An LSTM Acceleration Engine for FPGAs Based on Caffe Framework
Junhua He,Dazhong He,Yang Yang,Jun Liu,Jie Yang,Siye Wang
DOI: https://doi.org/10.1109/ICCC47050.2019.9064358
2019-01-01
Abstract:Recently, Long Short Term Memory (LSTM) networks have been widely used in sequence-related problem. LSTMs outperform conventional feed-forward neural networks and RNNs in many ways, since they remember patterns selectively for long durations of time. However, due to the recurrent property of LSTMs, it is hard to implement a high computing parallelism on general processors such as CPUs and GPUs. Besides, the huge energy consumption of GPU and CPU computing is a non-negligible issue for data centers. In order to solve the problems above, FPGA emerges as an ideal solution. It has the characteristics of low power and latency, which has natural advantages for the implementation of recurrent neural networks, such as LSTMs.
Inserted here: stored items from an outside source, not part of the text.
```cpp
template <int K, int KL = K, bool BYFRAME = false>
__global__ __launch_bounds__(64, K <= 3 ? 5 : 4) void k_score_fast(const mtb_slot16 *__restrict__ slots_all, uint64_t n_reads, const int32_t *__restrict__ qlen,
                                                       const int32_t *__restrict__ qlen2, mtb_tax_view tx, mtb_score_params sp,
                                                       const uint64_t *__restrict__ tc_off, mtb_result *__restrict__ results,
                                                       int32_t *__restrict__ tc_tax, uint32_t *__restrict__ tc_cnt, uint64_t tc_cap, uint64_t tc_base,
                                                       const uint32_t *__restrict__ cursor, uint32_t stride, uint32_t direct, uint32_t epoch,
                                                       uint8_t *__restrict__ slow_flag, uint32_t *__restrict__ cnt_out) {
    constexpr int NMAX = 64 * K;
    __shared__ FKey s_key[NMAX];
    __shared__ uint64_t s_aux[NMAX];
    __shared__ uint64_t s_pp[NMAX];
    __shared__ FastPath s_path[64];
    __shared__ uint32_t s_pf[64];
    __shared__ uint32_t s_tl[(BYFRAME || MTB_FAST_MERGE_SINGLES) ? 64 : 1];
    typedef uint32_t __attribute__((may_alias)) u32a; typedef int32_t __attribute__((may_alias)) i32a;
    static_assert(NMAX * 8 >= 2 * MTB_FAST_BKT * 4 && NMAX * 8 >= 256 * 4 && NMAX * 8 >= (MTB_LR_MAXE + MTB_LR_MAXE * MTB_LR_K) * 4, "tables fit the arrays they live in");
    u32a *const s_hcnt = (u32a *)s_pp;
    u32a *const s_hmin = (u32a *)s_key; i32a *const s_btax = (i32a *)s_key + MTB_FAST_BKT;
    i32a *const s_otax = (i32a *)s_pp; u32a *const s_ocnt = (u32a *)s_pp + MTB_FAST_BKT;
    i32a *const s_lev = (i32a *)s_aux; i32a *const s_anc = (i32a *)s_aux + MTB_LR_MAXE;
    const int32_t lane = (int32_t)threadIdx.x;
    MTB_BEGIN_ACQUIRE();
#ifdef MTB_FAST_DEBUG
    __shared__ unsigned long long s_ph[16];
    if (threadIdx.x < 16) s_ph[threadIdx.x] = 0;
#endif
    const uint64_t lt = lanemask_lt();
    const uint64_t le = lt | (1ull << lane);
    const uint32_t tail_cap = stride - direct;
    const uint32_t div_m = (65536u + (uint32_t)sp.dna_shift - 1u) / (uint32_t)sp.dna_shift;
    const uint32_t lines = (stride * (uint32_t)sizeof(mtb_slot16) + 127u) / 128u;

    for (uint64_t r = blockIdx.x; r < n_reads; r += gridDim.x) {
        if (r + gridDim.x < n_reads && (uint32_t)lane < lines) {
            const uint8_t *pf = (const uint8_t *)(slots_all + (r + gridDim.x) * (uint64_t)stride) + (uint64_t)lane * 128u;
            __builtin_amdgcn_global_load_lds((const __attribute__((address_space(1))) void *)pf, (__attribute__((address_space(3))) void *)s_pf, 4, 0, 0);
        }
        MTB_FAST_T0();
        const int32_t ql1 = qlen[r], ql2 = qlen2[r];
        const int32_t read_len = ql1 + ql2;
        const int32_t nb = mtb_num_buckets(read_len, sp.dna_shift);
        const uint32_t cur = cursor[r];
        const mtb_slot16 *slots = slots_all + r * (uint64_t)stride;
        mtb_slot16 x[KL];
#pragma unroll
        for (int k = 0; k < KL; k++) { const uint32_t i = (uint32_t)lane + 64u * k; x[k].a = 0; x[k].b = 0; if (i < stride) x[k] = slots[i]; }
        bool slow = cur > tail_cap || nb > MTB_FAST_BKT;
        wave_fence();
        MTB_FAST_MARK(0);
        int32_t n = 0, n_live = 0;
        uint32_t spc[KL]; bool live[KL]; int32_t dst[KL];
        uint32_t smin = 0xFFFFFFFFu, smax = 0u;
#pragma unroll
        for (int k = 0; k < KL; k++) {
            const uint32_t i = (uint32_t)lane + 64u * k;
            live[k] = i < stride && mtb_slot_epoch(x[k]) == epoch && (i < direct || i - direct < cur);
            spc[k] = live[k] ? (uint32_t)(x[k].a >> 32) : 0xFFFFFFFFu;
            dst[k] = 0;
            n_live += (int32_t)__popcll(__ballot(live[k]));
            smin = spc[k] < smin ? spc[k] : smin;
            if (live[k]) smax = spc[k] > smax ? spc[k] : smax;
        }
        smin = wave_min_u32(smin); smax = wave_max_u32(smax);
        uint32_t todo_min = 0xFFFFFFFFu;
        if (smin != smax) {
            for (int32_t q = lane; q < 256; q += 64) s_hcnt[q] = 0;
            wave_fence();
#pragma unroll
            for (int k = 0; k < KL; k++) if (live[k]) atomicAdd(&s_hcnt[(spc[k] * 0x9E3779B1u) >> 24], 1u);
            wave_fence();
#pragma unroll
            for (int k = 0; k < KL; k++) if (live[k] && s_hcnt[(spc[k] * 0x9E3779B1u) >> 24] < 2u) { live[k] = false; spc[k] = 0xFFFFFFFFu; }
        } else if (n_live < 2) {
#pragma unroll
            for (int k = 0; k < KL; k++) { live[k] = false; spc[k] = 0xFFFFFFFFu; }
        }
        if (BYFRAME) {
#pragma unroll
            for (int k = 0; k < KL; k++) if (live[k]) spc[k] = (spc[k] << 3) | ((uint32_t)(x[k].b >> 52) & 7u);
        }
#pragma unroll
        for (int k = 0; k < KL; k++) todo_min = spc[k] < todo_min ? spc[k] : todo_min;
        for (int round = 0; ; round++) {
            const uint32_t m = wave_min_u32(todo_min);
            if (m == 0xFFFFFFFFu) break;
            if (round == 24) { slow = true; break; }
            todo_min = 0xFFFFFFFFu;
#pragma unroll
            for (int k = 0; k < KL; k++) {
                const bool mine = spc[k] == m;
                const uint64_t mask = __ballot(mine);
                if (mine) { dst[k] = n + (int32_t)__popcll(mask & lt); spc[k] = 0xFFFFFFFFu; }
                n += (int32_t)__popcll(mask);
                todo_min = spc[k] < todo_min ? spc[k] : todo_min;
            }
        }
        if (KL > K && n > NMAX) slow = true;
#pragma unroll
        for (int k = 0; k < KL; k++) {
            if (live[k] && !slow) {
                const uint64_t b = x[k].b;
                const uint32_t bh = (uint32_t)(b >> 32), ps_ = (bh >> 8) & 0x7FFu;
                FKey fk; fk.hi = ((uint32_t)(x[k].a >> 32) << 10) | (((bh >> 20) & 7u) << 7) | (ps_ >> 4);
                fk.lo = ((ps_ & 15u) << 27) | (((bh >> 23) & 7u) << 24) | ((uint32_t)b & 0xFFFFFFu);
                s_key[dst[k]] = fk;
                s_aux[dst[k]] = (x[k].a & 0xFFFFFFFFull) | (((b >> 24) & 0xFFFFull) << 32) | ((uint32_t)lane + 64u * k >= direct ? (1ull << 63) : 0ull);
            }
        }
        MTB_FAST_MARK(1);
        mtb_result R = mtb_result_blank(ql1, ql2, (uint32_t)tc_base);
        if (!slow && n == 0) { if (lane == 0) { cnt_out[r] = (uint32_t)n_live; results[r] = R; } continue; }
        wave_fence();
        {
            uint32_t nt = 0;
            bool any_tail = false;
#pragma unroll
            for (int k = 0; k < KL; k++) any_tail |= live[k] && (uint32_t)lane + 64u * k >= direct;
            if ((BYFRAME || MTB_FAST_MERGE_SINGLES) && !slow && __any(any_tail)) {
                FKey ke[K]; uint64_t ax[K]; int32_t np[K]; bool tl[K];
                const int32_t nsl = (n + 63) >> 6;
#pragma unroll
                for (int k = 0; k < K; k++) {
                    const int32_t i = lane + 64 * k;
                    ke[k].lo = 0; ke[k].hi = 0; ax[k] = 0; np[k] = i; tl[k] = false;
                    if (k < nsl && i < n) { ke[k] = s_key[i]; ax[k] = s_aux[i]; tl[k] = (ax[k] >> 63) != 0; }
                    if (k < nsl) {
                        const uint64_t tm = __ballot(tl[k]);
                        if (tl[k]) { const uint32_t at = nt + (uint32_t)__popcll(tm & lt); if (at < 64u) s_tl[at] = (uint32_t)i; }
                        nt += (uint32_t)__popcll(tm);
                    }
                }
                if (nt > 64u) slow = true;
                wave_fence();
                if (!slow) {
                    auto same_run = [&](const FKey &a, const FKey &b) { return BYFRAME ? ((a.hi ^ b.hi) >> 7) == 0 : ((a.hi ^ b.hi) >> 10) == 0; };
                    auto less = [&](const FKey &a, const FKey &b) { return a.hi < b.hi || (a.hi == b.hi && a.lo < b.lo); };
                    for (uint32_t t = 0; t < nt; t++) {
                        const int32_t ti = (int32_t)s_tl[t];
                        const FKey kt = s_key[ti];
                        uint32_t n_dir_less = 0, n_dir_run = 0;
#pragma unroll
                        for (int k = 0; k < K; k++) {
                            if (k < nsl) {
                                const int32_t i = lane + 64 * k;
                                const bool dir = i < n && !tl[k] && same_run(ke[k], kt);
                                const bool smaller = dir && less(ke[k], kt);
                                if (dir && !smaller) np[k]++;
                                n_dir_run += (uint32_t)__popcll(__ballot(dir)); n_dir_less += (uint32_t)__popcll(__ballot(smaller));
                            }
                        }
                        uint32_t n_tl_less = 0, n_tl_before = 0;
                        for (uint32_t u = 0; u < nt; u++) {
                            if (u == t) continue;
                            const FKey ku = s_key[s_tl[u]];
                            if (!same_run(ku, kt)) continue;
                            n_tl_less += (less(ku, kt) || (!less(kt, ku) && u < t)) ? 1u : 0u; n_tl_before += u < t ? 1u : 0u;
                        }
                        const int32_t run_start = ti - (int32_t)n_dir_run - (int32_t)n_tl_before;
#pragma unroll
                        for (int k = 0; k < K; k++) if (lane + 64 * k == ti) np[k] = run_start + (int32_t)(n_dir_less + n_tl_less);
                    }
                    wave_fence();
#pragma unroll
                    for (int k = 0; k < K; k++) { const int32_t i = lane + 64 * k; if (k < nsl && i < n) { s_key[np[k]] = ke[k]; s_aux[np[k]] = ax[k] & ~(1ull << 63); } }
                    wave_fence();
                }
            }
        }
        FKey key[K]; uint32_t tid[K], reh[K];
        int32_t tcanon[K]; uint8_t euk[K];
        const mtb_tax_node *nodes = (const mtb_tax_node *)tx.node;
        bool bhead[K], linked[K];
        int32_t shv[K];
        uint64_t bmask[K + 1], lmask[K + 1], rmask[K];
        const int32_t nslot = (n + 63) >> 6;
        bool bad = false, bad2 = false;
#ifdef MTB_FAST_DEBUG
        if (slow) MTB_FAST_COUNT(cur > tail_cap || nb > MTB_FAST_BKT ? 0 : 1, 1);
#endif
#pragma unroll
        for (int k = 0; k < K; k++) {
            const int32_t i = lane + 64 * k;
            key[k].lo = 0; key[k].hi = 0; tid[k] = 0; reh[k] = 0; bhead[k] = true; linked[k] = false; shv[k] = 0; tcanon[k] = -1; euk[k] = 0;
            bmask[k] = ~0ull; lmask[k] = 0; rmask[k] = 0;
            if (k < nslot && !slow) {
                FKey pk; pk.lo = 0; pk.hi = 0;
                if (i < n) {
                    key[k] = s_key[i]; const uint64_t a = s_aux[i]; tid[k] = (uint32_t)a; reh[k] = (uint32_t)(a >> 32) & 0xFFFFu; if (i > 0) pk = s_key[i - 1];
                }
                {
                    const int32_t t_ = (int32_t)tid[k], s_ = (int32_t)fk_species(key[k]);
                    const bool tv = i < n && t_ >= 0 && t_ <= tx.max_taxid, sv = i < n && s_ >= 0 && s_ <= tx.max_taxid;
                    const int32_t tc_ = nodes[tv ? t_ : 0].canon; const uint8_t eu_ = tx.under_euk[sv ? s_ : 0];
                    tcanon[k] = tv ? tc_ : -1; euk[k] = sv ? eu_ : 0;
                }
                const bool first = i == 0;
                if (i < n && !first) {
                    if (pk.hi > key[k].hi || (pk.hi == key[k].hi && pk.lo > key[k].lo)) bad = true;
                    if (pk.hi == key[k].hi && ((pk.lo ^ key[k].lo) >> 27) == 0) bad2 = true;
                }
                bhead[k] = i >= n || first || ((pk.hi ^ key[k].hi) >> 7) != 0;
                if (i < n && !bhead[k]) {
                    const int32_t pos = (int32_t)fk_pos(key[k]), ppos = (int32_t)fk_pos(pk);
                    const int32_t s = (pos - ppos) / 3;
                    if (s > 0 && s <= sp.max_codon_shift) {
                        shv[k] = s;
                        const bool fwd = fk_frame(key[k]) < 3u;
                        linked[k] = mtb_consecutive(fk_dna(pk), fk_dna(key[k]), s, fwd, sp.kmer_format);
                    }
                }
                bmask[k] = __ballot(bhead[k]);
                lmask[k] = __ballot(linked[k]);
                rmask[k] = __ballot(i < n && !linked[k]);
            }
        }
        bmask[K] = ~0ull; lmask[K] = 0;
#ifdef MTB_FAST_DEBUG
        if (!slow) { if (__any(bad)) MTB_FAST_COUNT(2, 1); else if (__any(bad2)) MTB_FAST_COUNT(3, 1); }
#endif
        slow = slow || __any(bad || bad2);
        if (slow) { if (lane == 0) slow_flag[r] = cur > tail_cap ? 2 : 1; continue; }
        if (lane == 0) cnt_out[r] = (uint32_t)n_live;
        MTB_FAST_MARK(2);
        float ps[K]; int32_t phd[K]; int32_t root[K];
        bool cand[K];
        {
            float carry_s = 0.0f; int32_t carry_hd = 0, last_root = 0;
#pragma unroll
            for (int k = 0; k < K; k++) {
                ps[k] = 0.0f; phd[k] = 0; root[k] = 0; cand[k] = false;
                if (k < nslot) {
                    const int32_t i = lane + 64 * k;
                    float is = 0.0f; int32_t ihd = 0;
                    if (linked[k]) mtb_link_inc(reh[k], shv[k], &is, &ihd);
                    ps[k] = wave_inclusive_scan_dpp(is) + carry_s; phd[k] = wave_inclusive_scan_dpp(ihd) + carry_hd;
                    carry_s = rl_f(ps[k], 63); carry_hd = rl_i(phd[k], 63);
                    const uint64_t mr = rmask[k];
                    const uint64_t lo_roots = mr & le;
                    root[k] = lo_roots ? 64 * k + 63 - (int32_t)__builtin_clzll(lo_roots) : last_root;
                    if (mr) last_root = 64 * k + 63 - (int32_t)__builtin_clzll(mr);
                    if (i < n) s_pp[i] = (uint64_t)__float_as_uint(ps[k]) | ((uint64_t)(uint32_t)phd[k] << 32);
                    const uint64_t bnext = (bmask[k] >> 1) | ((bmask[k + 1] & 1ull) << 63);
                    const uint64_t lnext = (lmask[k] >> 1) | ((lmask[k + 1] & 1ull) << 63);
                    const bool has_next = !((bnext >> lane) & 1ull);
                    const bool conn = (lnext >> lane) & 1ull;
                    cand[k] = i < n && (!bhead[k] || has_next) && !conn;
                }
            }
        }
        wave_fence();
        MTB_FAST_MARK(3);
        int32_t ne = 0;
        bool too_many = false;
#pragma unroll
        for (int k = 0; k < K; k++) {
            if (k < nslot) {
                bool e = false;
                FastPath P; P.start = 0; P.end = 0; P.score = 0.0f; P.ham = 0; P.rehs = 0; P.species = 0;
                if (cand[k]) {
                    const int32_t spc = (int32_t)fk_species(key[k]);
                    const int32_t md = euk[k] ? sp.min_cons_cnt_euk : sp.min_cons_cnt;
                    const int32_t rt = root[k];
                    const uint64_t pr = s_pp[rt]; const FKey rkey = s_key[rt];
                    const uint32_t rreh = (uint32_t)(s_aux[rt] >> 32);
                    const int32_t dhd = phd[k] - (int32_t)(uint32_t)(pr >> 32);
                    const int32_t depth = 1 + mtb_link_depth(dhd);
                    if (depth >= md) {
                        e = true;
                        P.start = (int32_t)fk_pos(rkey);
                        P.end = (int32_t)fk_pos(key[k]) + 23;
                        P.score = mtb_part_score(rreh, 8, false) + (rt == lane + 64 * k ? 0.0f : ps[k] - __uint_as_float((uint32_t)pr));
                        P.ham = (int32_t)fk_ham(rkey) + (rt == lane + 64 * k ? 0 : mtb_link_ham(dhd));
                        P.rehs = rreh | (reh[k] << 16);
                        P.species = spc;
// ... 170 lines not shown
```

In this paper, we propose to implement an acceleration engine for LSTM network based on FPGAs. By employing fixed-point arithmetic, systolic arrays for matrix multiplication and look up table for activate function, we optimize the LSTM on FPGA in depth. Additionally, we integrate the acceleration engine into Caffe, one of the most popular deep learning framework, to make it easier to deploy. According to the experimental results, our acceleration engine achieves 8.8X and 2.2X gains for performance, 16.9X and 9.6X gains for energy efficiency compared with CPU and GPU, respectively.